Yom Kippur, the holiest day of the Jewish calendar, falls on Monday. Before fasting, many families are already planning what they’ll serve at Break Fast, the meal served after the holiday concludes. This year, there might be more Jerusalem bagels on Americans’ tables than ever before.
Named for the city where they are ubiquitous, Jerusalem bagels might not be as familiar to many lovers of conventional bagels, which hail from Europe. But they are widely found in Israel and other parts of the Middle East, where they are known in Arabic as kaak al quds or kaak bread. Writer Luay Gafari of Urban Farm and Kitchen says the name comes from street vendors, who would yell “Ka’ak! Ka’ak!” to get customers’ attention.
The Big Dipper at Flour Moon Bagels
“Jerusalem bagels seem to be gaining a lot more popularity in the States in recent years, but it’s not something you would typically find in an everyday bagel shop,” Breanne Kostyk, owner of Flour Moon Bagels in New Orleans, tells The Takeout.
In case you aren’t familiar with them, here is a primer on the style.
What is a Jerusalem bagel?
A Jerusalem bagel, or J-bagel as some fans call it, is an oblong bagel, around twice the length of a conventional bagel (some are even longer). If you are a fan of Kringle, the ring-shaped Wisconsin pastry, a J-bagel looks something like that, minus the icing and fillings.

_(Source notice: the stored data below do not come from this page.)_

template <bool kSeal>
__global__ void __launch_bounds__(1024) __attribute__((amdgpu_waves_per_eu(8, 8)))
gcm_seg_kernel(Batch b, const uint32_t *__restrict__ rk_table) {
    constexpr uint32_t kT = 1024;
    const uint32_t lane = threadIdx.x & 63u;
    const uint32_t wave = threadIdx.x >> 6;
    const uint32_t m = lane & 3u;
    const uint32_t qd = lane >> 2;
    if (__builtin_amdgcn_readfirstlane(*b.nruns) == 0) return;
    for (uint32_t i = threadIdx.x; i < kTeBytes / 4; i += kT) {
        const uint32_t x = i >> 6, slot = i & 63u;
        lds_st32(kG5Bytes + 4 * i, b.te[(slot >> 5) * 256u + x]);
    }
    const uint32_t lb = (lane & 31u) << 2;
    const uint32_t m8 = vreg(0x0000ff00u), mf8 = vreg(0x000000f8u);
    const uint32_t ntiles = b.n_items >> 4;
    uint32_t table_key = kSegDone;
    uint32_t r = 0, nruns = 0;
    bool helping = false;
    if (wave == 0) {
        nruns = *b.nruns;
        const uint32_t t = (uint32_t)((uint64_t)ntiles * blockIdx.x / gridDim.x);
        const uint32_t i = wave_lower_bound(0u, nruns, lane, [&](uint32_t j) { return j == nruns || b.runs[j].x > t; });
        r = i ? i - 1u : 0u;
        SEG_STAT_ADD(6, r);
        SEG_STAT_ADD(8, __builtin_amdgcn_s_getreg((31 << 11) | 20));
        SEG_STAT_ADD(9, __builtin_amdgcn_s_getreg((31 << 11) | 4));
    }
    __syncthreads();
    [[maybe_unused]] unsigned long long t_idle = SEG_NOW();
    if (wave == 0) SEG_STAT_ADD(2, t_idle);
    [[maybe_unused]] uint32_t ntile_stat = 0;
    for (;;) {
        if (wave == 0) {
            [[maybe_unused]] const unsigned long long t0 = SEG_NOW();
            seg_next_phase(b, r, nruns, helping, lane);
            SEG_STAT_ADD(7, SEG_NOW() - t0);
        }
        __syncthreads();
        if (wave == 0) SEG_STAT_ADD(0, 1);
        const uint32_t run = __builtin_amdgcn_readfirstlane(*seg_ctl(0));
        const uint32_t key = __builtin_amdgcn_readfirstlane(*seg_ctl(1));
        if (run == kSegDone) break;
        if (key != table_key) {
            g5_fill(b.gh_table + (size_t)key * kGhEntries + kGhH4, threadIdx.x, kT);
            table_key = key;
            __syncthreads();
        }
        [[maybe_unused]] const unsigned long long t_busy = SEG_NOW();
        SEG_STAT_ADD(4, t_busy - t_idle);
        const uint2 rt = b.runs[run];
        const Tab2F e3 = {{rk_table + (size_t)key * kRkWords, rk_table + (size_t)key * kRkWords + 64}, {lb, m8}, mf8};
        for (uint32_t t = 0, left = 0;; ++t, --left) {
            if (left == 0) {
                uint32_t nx = 0;
                if (lane == 0) nx = atomicAdd(b.run_next + run, (uint32_t)QGCM_SEG_CLAIM);
                t = rt.x + __builtin_amdgcn_readfirstlane(__shfl(nx, 0));
                left = QGCM_SEG_CLAIM;
            }
            if (t >= rt.y) break;
            const uint32_t pkt = b.worklist[t * 16u + qd];
            if (pkt != 0xffffffffu) {
                const qgcm_desc dsc = b.descs[pkt];
                const uint32_t L = kSeal ? dsc.len : dsc.len - QGCM_OVERHEAD;
                quad_packet<kSeal, Tab2F>(b, e3, pkt, dsc.offset, L, key, m, 0u);
            }
            ++ntile_stat;
        }
        t_idle = SEG_NOW();
        SEG_STAT_ADD(5, t_idle - t_busy);
        __syncthreads();
    }
    SEG_STAT_ADD(1, ntile_stat);
    if (wave == 0) SEG_STAT_ADD(3, SEG_NOW());
}

#ifdef QGCM_SEG_STATS
extern "C" int qgcm_debug_seg_stats(unsigned long long *out, int n, int reset) {
    if (n > 4096 * 16) n = 4096 * 16;
    if (hipMemcpyFromSymbol(out, HIP_SYMBOL(g_seg_stats), (size_t)n * 8) != hipSuccess) return -1;
    if (reset) {
        static unsigned long long zero[4096 * 16];
        if (hipMemcpyToSymbol(HIP_SYMBOL(g_seg_stats), zero, sizeof(zero)) != hipSuccess) return -1;
    }
    return 0;
}
#endif

constexpr uint32_t kOneThreads = 512;
constexpr uint32_t kOneTabs = 7;
constexpr uint32_t kOneBuf = kTeBytes + kOneTabs * kGhBytes;
constexpr uint32_t kOneScratch = kOneBuf + kOneCap;
constexpr uint32_t kOneX = kOneScratch + 64;
constexpr uint32_t kOneLds = kOneX + 2048;
constexpr uint32_t kOneSliceMax = kOneThreads / 4;
static_assert(kOneLds <= 160u * 1024u, "gfx950 LDS is 160 KiB per workgroup");
#ifdef QGCM_RES_TRACE
constexpr uint32_t kResTrace = ((kOneLds + 15u) & ~15u) + 16;
__device__ __forceinline__ void res_stamp(uint32_t slot, uint32_t by = 0) {
    if (threadIdx.x == by) {
        const uint64_t t = wall_clock64();
        lds_st32(kResTrace + 8 * slot, (uint32_t)t);
        lds_st32(kResTrace + 8 * slot + 4, (uint32_t)(t >> 32));
    }
}
#endif

typedef __attribute__((address_space(3))) uint8_t lds_u8;
__device__ __forceinline__ uint32_t lds8(uint32_t addr) { return *(const lds_u8 *)(size_t)addr; }
__device__ __forceinline__ void lds_st8(uint32_t addr, uint32_t v) { *(lds_u8 *)(size_t)addr = (uint8_t)v; }
__device__ __forceinline__ uint32_t lds32u(uint32_t a) {
    return lds8(a) | lds8(a + 1) << 8 | lds8(a + 2) << 16 | lds8(a + 3) << 24;
}
__device__ __forceinline__ void lds_st32u(uint32_t a, uint32_t v) {
    lds_st8(a, v);
    lds_st8(a + 1, v >> 8);
    lds_st8(a + 2, v >> 16);
    lds_st8(a + 3, v >> 24);
}
__device__ __forceinline__ void block_mask(uint32_t r, uint32_t &m0, uint32_t &m1, uint32_t &m2, uint32_t &m3) {
    const uint32_t q = r >> 2, sb = r & 3u;
    m0 = q > 0 ? 0xffffffffu : lowmask(sb);
    m1 = q > 1 ? 0xffffffffu : (q == 1 ? lowmask(sb) : 0u);
    m2 = q > 2 ? 0xffffffffu : (q == 2 ? lowmask(sb) : 0u);
    m3 = q == 3 ? lowmask(sb) : 0u;
}

constexpr int kSc0Sc1 = 1 | 16;
__device__ __forceinline__ uint4 host_ld16(const void *base, uint32_t bytes, uint32_t off) {
    const __amdgpu_buffer_rsrc_t r = __builtin_amdgcn_make_buffer_rsrc(const_cast<void *>(base), 0, (int)bytes, 0x00020000);
    const u32x4 v = __builtin_amdgcn_raw_buffer_load_b128(r, (int)off, 0, kSc0Sc1);
    return uint4{v.x, v.y, v.z, v.w};
}
__device__ __forceinline__ void host_st16(void *base, uint32_t bytes, uint32_t off, uint4 v) {
    const __amdgpu_buffer_rsrc_t r = __builtin_amdgcn_make_buffer_rsrc(base, 0, (int)bytes, 0x00020000);
    __builtin_amdgcn_raw_buffer_store_b128(u32x4{v.x, v.y, v.z, v.w}, r, (int)off, 0, kSc0Sc1);
}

They’re much thinner than the plump, circular bread roll that most of us think of when we picture a bagel. Many people compare their taste to that of Montreal bagels, which are chewier and sweeter than typical bagels.

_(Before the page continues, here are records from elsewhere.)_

int stream_forward(const f3_net& net, int si, int N, int train, const Ptrs& q, Ws& w, const float* skel,
                   BnRunTable& run, hipStream_t s, int stage) {
  if (stage >= 0) return stream_forward_layer(net, si, N, train, q, w, run, s, stage);
  const StreamIdx& S = net.st[si];
  StreamWs& W = w.st[si];
  const int K = net.K, V = net.V, eval = !train;
  const int hb = net.cfg.precision == F3_PRECISION_BF16;
  const int wc = wcode(net);
  PrepTable pt;
  pt.n = 0;
  add_job(pt, PREP_COPY, K * V * V, W.A, q.b(S.A), nullptr, nullptr, 0, 0, 0);
  for (int l = 0; l < 7; ++l) {
    const LayerIdx& L = S.L[l];
    LayerWs& X = W.L[l];
    const int C = L.cout, Ci = L.cin;
    add_job(pt, PREP_MUL, K * V * V, X.aeff, q.b(S.A), q.p(L.edge), nullptr, 0, 0, 0);
    add_job(pt, PREP_GCN_BIAS, V * C, X.beff, q.b(S.A), q.p(L.edge), q.p(L.gcn_b), C, V, K);
    const bool l0f = wc == 2 && f3_gcn0_ok(K, V, Ci, C);
    const int xc = wc == 2 ? x3code() : wc;
// ... 220 lines not shown
    bb.dgamma = q.g(L.bn1.w); bb.dbeta = q.g(L.bn1.b); bb.dv = W.dv; bb.g = X.g; bb.dg = dg; bb.G = X.G;
    bb.Gpart = X.gpart; bb.dgb = bfa(dg, hb); bb.act16 = hb; bb.no_colsum = split;
    const bool gcat = x3 && f3_mix_x3_ok(K, V, Ci);
    if (gcat) { bb.dgb = bfa(dg, 1); bb.x3 = 1; }
    if (part & 1) F3_TRY(f3_bn_bwd_apply(bb, s));
    const bool g0 = (hb || x3) && f3_gcn0_ok(K, V, Ci, C);
    Gcn0Args b0;
    std::memset(&b0, 0, sizeof(b0));
    int g0_parts = 0;
    if (g0) {
      b0.frames = N * Ti; b0.K = K; b0.V = V; b0.Ci = Ci; b0.A = X.aeff;
      b0.x = reinterpret_cast<const unsigned short*>(X.x); b0.w = bf(X.gw, 1); b0.z = bfa(X.z, 1);
      b0.dg = bfa(dg, 1); b0.dx = dx; b0.accumulate = L.res == RES_ID;
      b0.f32 = x3;
      g0_parts = f3_gcn0_bwd_parts(&b0);
      if ((size_t)g0_parts * (K * V * V + K * C * Ci) > (size_t)kMixParts * K * V * V) return F3_EINVAL;
      b0.part_dA = X.mixpart;
      b0.part_dW = X.mixpart + (size_t)g0_parts * K * V * V;
    }
    ConvGemmArgs gd;
    std::memset(&gd, 0, sizeof(gd));
    gd.g = geom(Mi, K * Ci, C, 1, 1, 0, 0, Ti, Ti, V, C, K * Ci);
    gd.in = hb ? nullptr : dg; gd.inb = bfa(dg, hb); gd.zero = w.zero;
    gd.w = X.gwT; gd.wb = bf(X.gwT, wq); gd.x3 = x3; gd.out = W.dZ;
    if (gcat) {
      gd.x3 = 0; gd.in = nullptr; gd.inb = bfa(dg, 1);
      x3_gemm(gd, C);
    }
    const bool dzb = hb && f3_mix_lds_ok(K, V, Ci);
    if (dzb) {
      if (!f3_igemm_ok(gd)) return F3_EINVAL;
      gd.outb = bfa(W.dZ, 1);
    }
    if ((part & 1) && !g0) F3_TRY(f3_conv_gemm(&gd, 0, 0, s));
    MixArgs mx;
    std::memset(&mx, 0, sizeof(mx));
    mx.K = K; mx.V = V; mx.Cin = Ci; mx.frames = N * Ti; mx.A = X.aeff; mx.x = X.x; mx.z = W.dZ;
    mx.dx = dx; mx.dA = X.dAeff; mx.accumulate = L.res == RES_ID; mx.part = X.mixpart; mx.x16 = hb;
    mx.no_colsum = split; mx.x3 = x3;
    mx.dzb = dzb ? bfa(W.dZ, 1) : nullptr;
    if (part & 1) F3_TRY(g0 ? f3_gcn0_bwd(&b0, s) : f3_mix_bwd(&mx, s));
    if (L.res == RES_CONV) {
      ConvGemmArgs rd;
      std::memset(&rd, 0, sizeof(rd));
      rd.g = geom(Mi, Ci, C, 1, L.stride, 0, 1, Ti, To, V, C, Ci);
      rd.in = hb ? nullptr : dres; rd.inb = bfa(dres, hb); rd.zero = w.zero;
      rd.w = X.rwT; rd.wb = bf(X.rwT, wq); rd.x3 = x3; rd.out = dx;
      if (x3) {
        rd.x3 = 0; rd.in = nullptr; rd.inb = bfa(dres, 1);
        x3_gemm(rd, C);
      }
      if (part & 1) F3_TRY(f3_conv_gemm(&rd, 0, EPI_ADD, s));
    }
    if (split && (part & 1) && hipEventRecord(net.ev_main[si][l], s) != hipSuccess) return F3_EHIP;
    if (split && (part & 2) && hipStreamWaitEvent(ss, net.ev_main[si][l], 0) != hipSuccess) return F3_EHIP;
    WgradArgs tw;
    std::memset(&tw, 0, sizeof(tw));
    tw.wg_pct = side_pct(split, l);
    tw.g = geom(Mo, C, C, 9, L.stride, 4, 0, To, Ti, V, C, C);
    tw.ldy = C; tw.dw = q.g(L.tcn_w); tw.db = q.g(L.tcn_b);
    tw.outmap = WG_OUT_CONV; tw.bf16 = hb; tw.x3 = x3;
    if (hb) {
      tw.dyb = bfa(dh, 1); tw.inb = X.u; tw.zero = w.zero;
      tw.slab = W.slab; tw.slab_cap = kWgradSlabFloats; tw.dw_ref = q.g(L.tcn_w);
      if (!f3_wgrad_glds_ok(tw)) return F3_EINVAL;
      if (part & 2) F3_TRY(f3_conv_wgrad(&tw, 0, ss));
    } else if (x3) {
      tw.x3 = 0; tw.bf16 = 1;
      tw.ldy = 2 * C; tw.dyb = bfa(dh, 1); tw.inb = X.u; tw.zero = w.zero;
      tw.slab = W.slab; tw.slab_cap = kWgradSlabFloats * 4; tw.dw_ref = q.g(L.tcn_w);
      tw.g = geom(Mo, C, C, 9, L.stride, 4, 0, To, Ti, V, 2 * C, C);
      tw.x3seg = 1;
      tw.db = nullptr;
      if (!f3_wgrad_glds_ok(tw)) return F3_EINVAL;
// ... 4 lines not shown
        if (L.res == RES_CONV) cj[ncj++] = {X.dbpart + C, q.g(L.res_b), 2LL * C, rows, C};
      }
    } else {
      tw.dy = dh; tw.in = X.g; tw.pro_bn = bn1;
      if (part & 2) F3_TRY(f3_conv_wgrad(&tw, 1, ss));
    }
    ca.wpart = W.dets;
    if (part & 2) F3_TRY(f3_ca_bwd_weights(&ca, ss, cj, &ncj));
    if (L.res == RES_CONV) {
      WgradArgs rw;
      std::memset(&rw, 0, sizeof(rw));
      rw.wg_pct = side_pct(split, l);
      rw.g = geom(Mo, C, Ci, 1, L.stride, 0, 0, To, Ti, V, Ci, C);
      rw.ldy = C; rw.dw = q.g(L.res_w); rw.db = q.g(L.res_b); rw.outmap = WG_OUT_CONV; rw.bf16 = hb; rw.x3 = x3;
      if (hb) {
        rw.dyb = bfa(dres, 1); rw.inb = X.xb; rw.zero = w.zero;
        rw.slab = W.slab; rw.slab_cap = kWgradSlabFloats; rw.dw_ref = q.g(L.res_w);
      } else if (x3) {
        rw.x3 = 0; rw.bf16 = 1;
        rw.ldy = 2 * C; rw.dyb = bfa(dres, 1); rw.inb = X.xb; rw.zero = w.zero;
        rw.slab = W.slab; rw.slab_cap = kWgradSlabFloats * 4; rw.dw_ref = q.g(L.res_w);
        rw.g = geom(Mo, C, Ci, 1, L.stride, 0, 0, To, Ti, V, 2 * Ci, C);
        rw.x3seg = 1;
        rw.db = nullptr;
        if (!f3_wgrad_glds_ok(rw)) return F3_EINVAL;
      } else {
        rw.dy = dres; rw.in = X.x;
      }
      if (part & 2) F3_TRY(f3_conv_wgrad(&rw, 0, ss));
    }
    if (split) {
      const int T = L.T_in, fch = f3_bn_bwd_parts(N, T * V, V);
      if (part & 2) cj[ncj++] = {X.gpart, X.G, (long long)V * C, fch, V * C};
      const int mparts = g0 ? 0 : f3_mix_bwd_parts(&mx);
      if (mparts && (part & 2)) cj[ncj++] = {X.mixpart, X.dAeff, (long long)K * V * V, mparts, K * V * V};
    }
    if (g0 && (part & 2)) {
      cj[ncj++] = {b0.part_dA, X.dAeff, (long long)K * V * V, g0_parts, K * V * V};
      cj[ncj++] = {b0.part_dW, q.g(L.gcn_w), (long long)K * C * Ci, g0_parts, K * C * Ci};
    }
    if (ncj > kColsumJobs) return F3_EINVAL;
    F3_TRY(f3_colsum_multi(cj, ncj, ss));
    ncj = 0;
    WgradArgs gw;
    std::memset(&gw, 0, sizeof(gw));
    gw.wg_pct = side_pct(split, l);
    gw.g = geom(Mi, C, K * Ci, 1, 1, 0, 0, Ti, Ti, V, K * Ci, C);
    gw.ldy = C; gw.dw = q.g(L.gcn_w); gw.db = nullptr;
    if (hb) {
      gw.dyb = bfa(dg, 1); gw.inb = bfa(X.z, 1); gw.zero = w.zero;
    } else {
      gw.dy = dg; gw.in = X.z;
    }
    gw.outmap = WG_OUT_GCN; gw.gcn_cin = Ci; gw.bf16 = hb; gw.x3 = x3;
    if (gcat) {
      gw.x3 = 0; gw.bf16 = 1; gw.outmap = WG_OUT_CONV;
      gw.ldy = 2 * C; gw.dyb = bfa(dg, 1); gw.inb = bfa(X.z, 1); gw.zero = w.zero; gw.dy = nullptr; gw.in = nullptr;
      gw.slab = W.slab; gw.slab_cap = kWgradSlabFloats * 4; gw.dw_ref = q.g(L.gcn_w); gw.dw = nullptr;
      gw.g = geom(Mi, C, K * Ci, 1, 1, 0, 0, Ti, Ti, V, 2 * K * Ci, C);
      gw.x3seg = 1;
      if (!f3_wgrad_glds_ok(gw)) return F3_EINVAL;
    }
    if ((part & 2) && !g0) F3_TRY(f3_conv_wgrad(&gw, 0, ss));
    GcnBiasBwdArgs gb;
    gb.K = K; gb.V = V; gb.C = C; gb.Aeff = X.aeff; gb.A = W.A; gb.G = X.G; gb.bias = q.p(L.gcn_b);
    gb.db = q.g(L.gcn_b); gb.dAeff = X.dAeff; gb.dE = q.g(L.edge);
    if (part & 2) F3_TRY(f3_gcn_bias_bwd(&gb, ss));
// ... 853 lines not shown
  if ((flags & F3_MIX_Z3) && !(flags & F3_MIX_X3)) return F3_EINVAL;
  MixArgs m;
  std::memset(&m, 0, sizeof(m));
  m.K = K; m.V = V; m.Cin = Cin; m.frames = frames; m.A = A_eff;
  m.x = static_cast<const float*>(x); m.x16 = flags & F3_MIX_X_BF16; m.x3 = (flags & F3_MIX_X3) != 0;
  m.z = static_cast<float*>(z);
  if (flags & F3_MIX_Z_BF16) m.zb = static_cast<unsigned short*>(z);
  if (flags & F3_MIX_Z3) m.z3 = static_cast<unsigned short*>(z);
  return f3_mix_fwd(&m, (hipStream_t)stream);
}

How Jerusalem bagels are made
The dough, whose ingredients most often include flour, milk or milk powder, and yeast, is rolled into a log and then worked into the signature oval shape. “The trickiest part is stretching them out that far without tearing them,” Kostyk says.

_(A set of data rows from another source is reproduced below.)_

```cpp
CFB_HDN uint32_t resolve_scalar(const IndexView& v, uint64_t row, Counters* ctr) {
	const uint64_t lowmask = ((uint64_t)1 << v.off_rate) - 1;
	for(;;) {
		if(row == v.zoff) return 0;
		if((row & lowmask) == 0) {
			const uint64_t i = row >> v.off_rate;
			return v.sample32 ? v.sample32[i] : (uint32_t)v.sample16[i];
		}
		if(v.n_boundaries && row <= v.last_boundary) {
			const uint64_t b = row >> v.bshift;
			if(v.bbits[b >> 5] & (1u << (b & 31))) {
				uint32_t lo = 0, hi = v.n_boundaries;
				while(lo < hi) { uint32_t mid = (lo + hi) >> 1; if(v.brow[mid] < row) lo = mid + 1; else hi = mid; }
				if(lo < v.n_boundaries && v.brow[lo] == row) return v.sample32 ? v.bseq[lo] : (uint32_t)(uint16_t)v.bseq[lo];
			}
		}
		row = lf_scalar(v, row, bwt_char(v, row));
		if(ctr) ctr->walk_steps++;
	}
}

}
#endif
```

centrifuge_b200/csrc/cfb200.cu:

```cuda
#include "../../include/cfb200.h"
#include "cf_index.h"
#include "cf_kernels.cuh"

#include <algorithm>
#include <atomic>
#include <mutex>
#include <thread>
#include <fcntl.h>
#include <unistd.h>
#include <cstdarg>
#include <cstdio>
#include <cstring>
#include <set>
#include <string>
#include <vector>

using namespace cfb;

enum { M_DONE = 0, M_FTAB = 1, M_LF = 2, M_NEED = 3, M_FTABK = 4 };

struct Walk {
	const uint8_t* fw; uint32_t rlen; int strand; uint32_t tid;
	uint32_t cur, dep, offset, nh;
	uint64_t top, bot, fi;
// ... 796 lines not shown
	HitRec* regen; uint32_t* regen_n; unsigned long long* regen_ctr; uint64_t regen_slots; uint32_t full_cap; uint32_t keep_short;
};

__device__ uint32_t search_strand_dev(const IndexView& v, const Params& p, const uint8_t* fw, uint32_t len, int strand, HitRec* hits, uint32_t cap) {
	const ulonglong2* r16 = reinterpret_cast<const ulonglong2*>(v.rank16);
	const ulonglong2* ftab2 = reinterpret_cast<const ulonglong2*>(v.ftab2);
	const ulonglong2* ftabk = reinterpret_cast<const ulonglong2*>(v.ftabk);
	const uint32_t fc = (uint32_t)v.ftab_chars, fk = v.ftabk ? (uint32_t)v.ftabk_chars : 0u;
	auto base = [&](uint32_t d) -> int { return seq_at(fw, len, strand, len - 1 - d); };
	uint32_t cur = 0, n = 0;
	if(len == 0) return 0;
	for(;;) {
		HitRec h; h.bwoff = cur; uint32_t new_cur; bool done = false;
		const uint32_t offset = cur;
		if(len - cur < fc) { h.top = h.bot = kOff; h.len = len - offset; new_cur = len; done = true; }
		else {
			uint32_t firstn = 0xffffffffu; uint64_t fi = 0;
			const uint32_t span = (fk && len - cur >= fk) ? fk : fc;
			for(uint32_t i = 0; i < span; i++) { const int c = base(cur + i); if(c > 3) { firstn = i; break; } fi |= (uint64_t)c << (2 * i); }
			if(firstn < fc) { new_cur = cur + firstn + 1; h.top = h.bot = kOff; h.len = new_cur - offset; done = new_cur >= len; }
			else {
				uint64_t top = 0, bot = 0; uint32_t dep = 0; bool have = false;
				if(span == fk && fk > fc && firstn == 0xffffffffu) {
					const uint64_t x = __ldg(&ftabk[fi].x), width = x >> 40;
					if(width != 0 && width != kFtabkWide) { top = x & kRowMask; bot = top + width; dep = cur + fk; have = true; }
				}
				if(!have) { const ulonglong2 e = __ldg(ftab2 + (fi & ((1ull << (2 * fc)) - 1ull))); top = e.x; bot = e.y; dep = cur + fc; }
				if(bot <= top) { h.top = h.bot = kOff; h.len = dep - offset; new_cur = dep; done = dep >= len; }
				else {
					while(dep < len) {
						const int c = base(dep);
						if(c > 3) break;
						if(bot - top == 1) {
							if(v.walk8 && top < v.walk8_rows && len - dep >= 8) {
								const uint64_t e = __ldg(v.walk8 + top);
								bool ok = (e >> 56) == 8;
								for(uint32_t j = 0; ok && j < 8; j++) ok = base(dep + j) == (int)((e >> (40 + 2 * j)) & 3);
								if(ok) { top = e & kWalkRowMask; bot = top + 1; dep += 8; continue; }
							}
							const ulonglong2 e = __ldg(r16 + (top >> 6) * 4 + c);
							if(!((e.y >> (top & 63)) & 1ull)) break;
							top = v.fchr[c] + (e.x & kOccMask) + (uint64_t)__popcll(e.y & ((1ull << (top & 63)) - 1ull)); bot = top + 1; dep++;
						} else {
							const ulonglong2 et = __ldg(r16 + (top >> 6) * 4 + c);
							const ulonglong2 eb = (bot >> 6) == (top >> 6) ? et : __ldg(r16 + (bot >> 6) * 4 + c);
							const uint64_t t = v.fchr[c] + (et.x & kOccMask) + (uint64_t)__popcll(et.y & ((1ull << (top & 63)) - 1ull));
							const uint64_t b = v.fchr[c] + (eb.x & kOccMask) + (uint64_t)__popcll(eb.y & ((1ull << (bot & 63)) - 1ull));
							if(b <= t) break;
							top = t; bot = b; dep++;
						}
					}
					h.top = top; h.bot = bot; h.len = dep - offset; new_cur = dep; done = dep >= len;
				}
			}
		}
		if(n < cap) hits[n] = h;
		n++;
		cur = new_cur;
		if(done) break;
		if(h.len > p.increment) cur += 1;
		if(cur + p.min_hitlen >= len) break;
	}
	return n;
}

__device__ __forceinline__ bool load_unit(const UnitArgs& a, uint32_t unit, UnitHits& u, const uint8_t* fw[2], uint32_t found[2][2], size_t tpos[2]) {
	const uint8_t fl = a.b.flags ? a.b.flags[unit] : 3;
	u.n_mates = 0;
	for(int m = 0; m < a.b.n_mates; m++) {
		if(!((fl >> m) & 1)) continue;
		const uint32_t len = a.b.len[m][unit];
		if(len == 0) continue;
		const int r = u.n_mates++;
		const size_t t0 = ((size_t)unit * a.b.n_mates + m) * 2;
		u.rdlen[r] = len; fw[r] = a.b.bases + a.b.off[m][unit]; tpos[r] = t0;
		const uint32_t raw[2] = {a.nhits[t0], a.nhits[t0 + 1]};
		for(int st = 0; st < 2; st++) {
			if(raw[st] & kListRegen) {
				const uint32_t slot = raw[st] & 0x3fffffffu;
				u.L[r][st] = a.regen + (size_t)slot * a.full_cap; u.n[r][st] = a.regen_n[slot]; found[r][st] = 0;
			} else {
				u.L[r][st] = a.hits + (t0 + st) * a.cap; u.n[r][st] = min(nh_stored(raw[st]), a.cap); found[r][st] = nh_found(raw[st]);
			}
		}
		if(!((raw[0] | raw[1]) & kListRegen) && ((raw[0] | raw[1]) & kListNoLong)) { if(raw[0] & kListNoLong) u.n[r][0] = 0; if(raw[1] & kListNoLong) u.n[r][1] = 0; }
	}
	return u.n_mates > 0;
}
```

Besides their roots, the biggest difference between a J-bagel and a regular bagel is that a J-bagel is not boiled before baking. After being shaped, it gets a second rise, and then honey is spread on top before sesame seeds are added. The J-bagels bake at a high temperature, about 425 degrees Fahrenheit, for about 15 to 18 minutes, a little shorter than a typical bagel.
The best way to eat Jerusalem bagels
Flour Moon Bagels calls its J-bagel “The Big Dipper,” which is exactly how many people choose to eat it. Available Friday through Sunday, the bagel is served with warm labneh and olive oil sprinkled with za’atar spice. Rather than spreading anything onto the bagel itself, you instead tear off a piece of bagel and dip it into the yogurt and oil.
“I enjoy the rustic street food handheld approach and the simple pleasure of being able to rip and dip a warm piece of bread,” Kostyk says, noting that Flour Moon sells a couple dozen J-bagels per day on the weekends.
Jerusalem bagels also can be served with butter, jam, and cream cheese. Breads Bakery in New York features its J-bagels on the party platters it is selling for the holiday, complete with lox, tomato, and other traditional bagel accompaniments. K’Far Cafe in Philly, meanwhile, offers bagel sandwiches, including a Jerusalem bagel grilled cheese.
J-bagels probably should be eaten on the day you purchase them. They can be stored in a plastic bag, but they tend to get soft after about 24 hours; you can freeze them, too. If you go that route, I recommend reheating them in the oven on parchment, rather than toasting them, to crisp them back up.